Materials science plays a major role at the ESRF and spans a wide range of applications from chemical bonding, electronic applications, and novel synthesis to studies of grain growth and dynamic evolution of materials properties. The trend in materials science research at the ESRF is that micro focussing, time-resolved studies in situ and the application of combinations of techniques are on the rise. In order to illustrate these trends we have chosen a few examples in the categories: Materials and their Properties, Growth and Dynamics of Metals and Alloys, and Extreme Conditions.

The change of structure of molecules during chemical reactions is of fundamental importance for the understanding of reaction pathways. These often very fast processes can now be studied on the picosecond timescale by X-ray diffraction as illustrated by a study of photo dissociation of C2H2I2 using pulsed picosecond lasers and X-ray beams (100 ps) showing the dissociation of the molecules including the time evolution of metastable complexes.

Porous solids are strategic materials for catalysis, separation and storage of gases and many other applications. One example illustrates the possibility of designing new porous materials by a combination of computer design and X-ray powder analysis with an example of the production of a new material from 1,3,5-benzene tricarboxylate and chromium trimers. A second example shows a combined X-ray and spectroscopy study of the stabilisation of Ag and Cu carbonyl clusters in the zeolitic nanochannels of the well-known zeolite ZSM-5.

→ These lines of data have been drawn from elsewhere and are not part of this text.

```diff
+int find_tiered(const mee_table* hot, const mee_table* cold, const int64_t* d_keys, size_t n, void* d_out, uint32_t out_dtype, uint8_t* d_found, uint32_t flags,
+                void* stream, bool skip_padding, const char* name) {
+    if (!hot || !cold || (n && (!d_keys || !d_out || (skip_padding && !d_found)))) return fail(MEE_ERR_INVALID_ARG, "%s: null argument", name);
+    if (hot == cold) return fail(MEE_ERR_INVALID_ARG, "%s: hot and cold are the same table (a key lives in exactly one tier)", name);
+    if (hot->device != cold->device || hot->dim != cold->dim)
+        return fail(MEE_ERR_INVALID_ARG, "%s: the tiers differ in device (%d, %d) or dim (%u, %u)", name, hot->device, cold->device, hot->dim, cold->dim);
+    if (flags & ~(uint32_t)(MEE_TIER_COUNT_COLD | MEE_TIER_COUNT_HOT)) return fail(MEE_ERR_INVALID_ARG, "%s: unknown flag bits 0x%x", name, flags);
+    if (((flags & MEE_TIER_COUNT_COLD) && !cold->hits) || ((flags & MEE_TIER_COUNT_HOT) && !hot->hits))
+        return fail(MEE_ERR_INVALID_ARG, "%s: a count flag needs that tier created with MEE_FLAG_TRACK_HITS", name);
+    if (int rc = check_out_dtype(d_out, out_dtype, name)) return rc;
+    const bool bf16 = out_dtype == MEE_DTYPE_BF16;
+    if (skip_padding && bf16) return fail(MEE_ERR_UNSUPPORTED, "%s: the padded form writes fp32 rows", name);
+    if (n == 0) return MEE_OK;
+    DeviceGuard g(hot->device);
+    hipStream_t st = as_stream(stream);
+    const uint64_t out_bytes = (uint64_t)n * hot->dim * (bf16 ? 2 : 4);
+    const bool cached_out = hot->find_nt >= 0 ? (hot->find_nt & 4) != 0 : (out_bytes <= kCachedOutputBytes && !outputs_rotate(hot, d_out, out_bytes));
+    const TierArgs tier{cold->keys, (const float4*)cold->values, cold->nb, (flags & MEE_TIER_COUNT_HOT) ? hot->hits : nullptr,
+                        (flags & MEE_TIER_COUNT_COLD) ? cold->hits : nullptr};
+    with_row_shape(hot->dim4, [&](auto d4) {
+        constexpr int D4 = d4;
+        constexpr int R = RowShape<D4>::rows_per_tile;
+        const unsigned grid = grid_for(n, 4u * 4u * (unsigned)R, 1u << 22);
+        auto launch = [&](auto ntc) {
+            find_tiered_kernel<D4, R, ntc><<<grid, 256, 0, st>>>(hot->keys, (const f32x4*)hot->values, hot->nb, tier, d_keys, n, (f32x4*)d_out, d_found, hot->default_value, hot->dim4);
+        };
+        const int nt = (cached_out ? 4 : 0) | (skip_padding ? 128 : 0) | (bf16 ? 256 : 0);
+        with_value<0, 4, 128, 132, 256, 260>(nt, launch);
+    });
+    MEE_HIP(hipGetLastError());
+    return MEE_OK;
+}
+}
+extern "C" {
+
+int mee_find_tiered(const mee_table* hot, const mee_table* cold, const int64_t* d_keys, size_t n, void* d_out, uint32_t out_dtype, uint8_t* d_found, uint32_t flags,
+                    void* stream) {
+    MEE_RANGE("mee_find_tiered");
+    return find_tiered(hot, cold, d_keys, n, d_out, out_dtype, d_found, flags, stream, false, "mee_find_tiered");
+}
+
 int mee_pooled_weighted_backward(const mee_table* t, const int64_t* d_keys, const int64_t* d_located, size_t n, const uint64_t* d_bag_offsets,
                                  size_t n_bags, const float* d_weights, const float* d_bag_grads, float* d_grads_out, float* d_weight_grads_out,
                                  void* stream) {
diff --git a/meepoembedding_amd/csrc/meepo_host.h b/meepoembedding_amd/csrc/meepo_host.h
--- a/meepoembedding_amd/csrc/meepo_host.h
+++ b/meepoembedding_amd/csrc/meepo_host.h
@@ -76,6 +76,9 @@
 TableView table_view(const mee_table* t);
 int find_skip_padding(const mee_table* t, const int64_t* d_keys, size_t n, void* d_out, uint8_t* d_found, void* stream, uint32_t out_dtype = MEE_DTYPE_F32);
 
+int find_tiered(const mee_table* hot, const mee_table* cold, const int64_t* d_keys, size_t n, void* d_out, uint32_t out_dtype, uint8_t* d_found, uint32_t flags,
+                void* stream, bool skip_padding, const char* name);
+
 struct GroupDesc {
     const int64_t* tkeys;
     float4* values;
diff --git a/meepoembedding_amd/csrc/meepo_sharded.hip b/meepoembedding_amd/csrc/meepo_sharded.hip
--- a/meepoembedding_amd/csrc/meepo_sharded.hip
+++ b/meepoembedding_amd/csrc/meepo_sharded.hip
@@ -429,10 +429,14 @@
     if (bf16 && !c->cold)
         return c->cap ? find_skip_padding(c->local, c->recv_keys, rt, c->recv_rows, c->recv_found, stream, MEE_DTYPE_BF16)
                       : mee_find_as(c->local, c->recv_keys, rt, c->recv_rows, MEE_DTYPE_BF16, c->recv_found, MEE_FIND_DEFAULT, stream);
-    if (int rc = c->cap ? find_skip_padding(c->local, c->recv_keys, rt, c->recv_rows, c->recv_found, stream)
-                        : mee_find(c->local, c->recv_keys, rt, c->recv_rows, c->recv_found, stream)) return rc;
-    if (!c->cold) return MEE_OK;
-    if (int rc = mee_find_missing(c->cold, c->recv_keys, rt, c->recv_rows, c->recv_found, stream)) return rc;
+    if (c->cold && !bf16) {
+        if (int rc = find_tiered(c->local, c->cold, c->recv_keys, rt, c->recv_rows, MEE_DTYPE_F32, c->recv_found, 0, stream, c->cap != 0, "mee_sharded_find")) return rc;
+    } else {
+        if (int rc = c->cap ? find_skip_padding(c->local, c->recv_keys, rt, c->recv_rows, c->recv_found, stream)
+                            : mee_find(c->local, c->recv_keys, rt, c->recv_rows, c->recv_found, stream)) return rc;
+        if (!c->cold) return MEE_OK;
+        if (int rc = mee_find_missing(c->cold, c->recv_keys, rt, c->recv_rows, c->recv_found, stream)) return rc;
+    }
     for (uint64_t s = 0; insert_missing && s < rt; s += c->local_max_batch) {
         const uint64_t m = rt - s < c->local_max_batch ? rt - s : c->local_max_batch;
         bool room = false;
diff --git a/meepoembedding_amd/tiered.py b/meepoembedding_amd/tiered.py
--- a/meepoembedding_amd/tiered.py
+++ b/meepoembedding_amd/tiered.py
@@ -50,6 +50,19 @@
 
     def find(self, keys: torch.Tensor):
         keys = keys.contiguous().view(-1)
+        if self._native():
+            from . import _lib
+            hot, cold = self.hot, self.cold
+            k = hot._keys(keys)
+            n = k.numel()
+            out = torch.empty((n, self.dim), dtype=torch.float32, device=hot.device)
+            found = torch.empty(n, dtype=torch.uint8, device=hot.device)
+            flags = 0
+            if self.policy:
+                self._calls += 1
+                flags = _lib.TIER_COUNT_COLD | (_lib.TIER_COUNT_HOT if self._calls % self.sample_every == 0 else 0)
+            _lib.check(_lib.lib().mee_find_tiered(hot._h, cold._h, k.data_ptr(), n, out.data_ptr(), _lib.DTYPE_F32, found.data_ptr(), flags, hot._s()))
+            return out, found
         if not self.policy:
             out, found = self.hot.find(keys)
             self.cold.find_missing(keys, out, found)
```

Thin films are important for the production of superconducting and electronic materials. The control of the deposition procedure is essential for optimal performance of these materials. In one study the in situ evaluation of the deposition of superconducting Yba2Cu3O7 films by pulsed laser deposition was followed by X-ray diffraction at high temperatures. The real-time evolution films of InO3:Sn, an n-type semiconductor, was studied by X-ray diffraction. Films of this material are used in opto-electronics, solar cells and in liquid crystal displays. Annealing is known to improve the electrical and optical properties. The study correlates the changes of the film properties with its structure during annealing in vacuum.

Powder diffraction is becoming a very useful tool for a variety of studies at synchrotron facilities due to the excellent resolution. A novel application is presented to illustrate the use of powder diffraction even for very large structures such as proteins in the temperature dependence study of the hexagonal turkey egg-white lysozyme.

The properties of metals and alloys can be improved by addition of trace elements and by mechanical processing or annealing. The mechanisms for the improvements are, however, often not known in details. Four studies of these phenomena are given. In a small-angle

X-ray scattering experiment, the dynamic precipitation in an Al-Zn-Mg-Cu alloy was studied during quenching. It was shown that the precipitation process is much faster during straining of the materials as compared to static ageing. The 3D-XRD microscope at ID11 has been used to study the individual grain growth during annealing of Al single crystals. A movie of the grain growths of several grains in three-dimensions was produced. The third example presents a novel method to study stress and strain fields in amorphous materials. Previously only crystals could be characterised by diffraction, but now, by employing high-energy X-ray correlation functions, the strain tensors in a bulk metallic glass was determined. The dynamics of amorphous materials can also be followed using the coherence of the X-ray beam. The fourth example shows how the intensity fluctuations in the speckle pattern can be analysed by autocorrelation functions. In this example, X-ray photon autocorrelation spectroscopy was used to investigate the antiphase domain dynamics in the intermetallic phase Co60Ga40.

High-pressure studies are gaining in importance for a number of areas of materials science research. The new applications of laser heating have now opened up the field for studies both at high pressures and high temperature (> 5000 K). In one study the matter of electronic topological transitions due to distortions of the electronic band structure was studied in osmium by angle-dispersive X-ray diffraction. During the study of the equation of state it was found that the Fermi surface of osmium passes through a topologic singularity at 25 GPa. A second study deals with the synthesis of nitrogen. Nitrogen usually consists of dimers with strong triple bonding. In a synthesis above 2000 K and pressures above 110 GPa, a theoretically predicted cubic phase, polymeric nitrogen, was found as evidenced by a combination of X-ray diffraction and Raman techniques. The final example deals with the boundary between the earth's mantle and the core. In this region one notices a large contrast in the properties across the region. The interaction between iron and silica (SiO2) was studied in an electrically and laser heated diamond anvil cell at pressures up to 140 GPa and temperatures over 3500°C. It was shown that iron and SiO2 do not react at high pressures and iron-silica alloys dissociate into almost pure iron and a CsCl-structured FeSi compound. The existence of the FeSi at the base of the Earth's lower mantle could explain the anomalously high electrical conductivity of this region and provide a key to the understanding why the amplitude of the Earth's nutation is out-of-phase with tidal forces.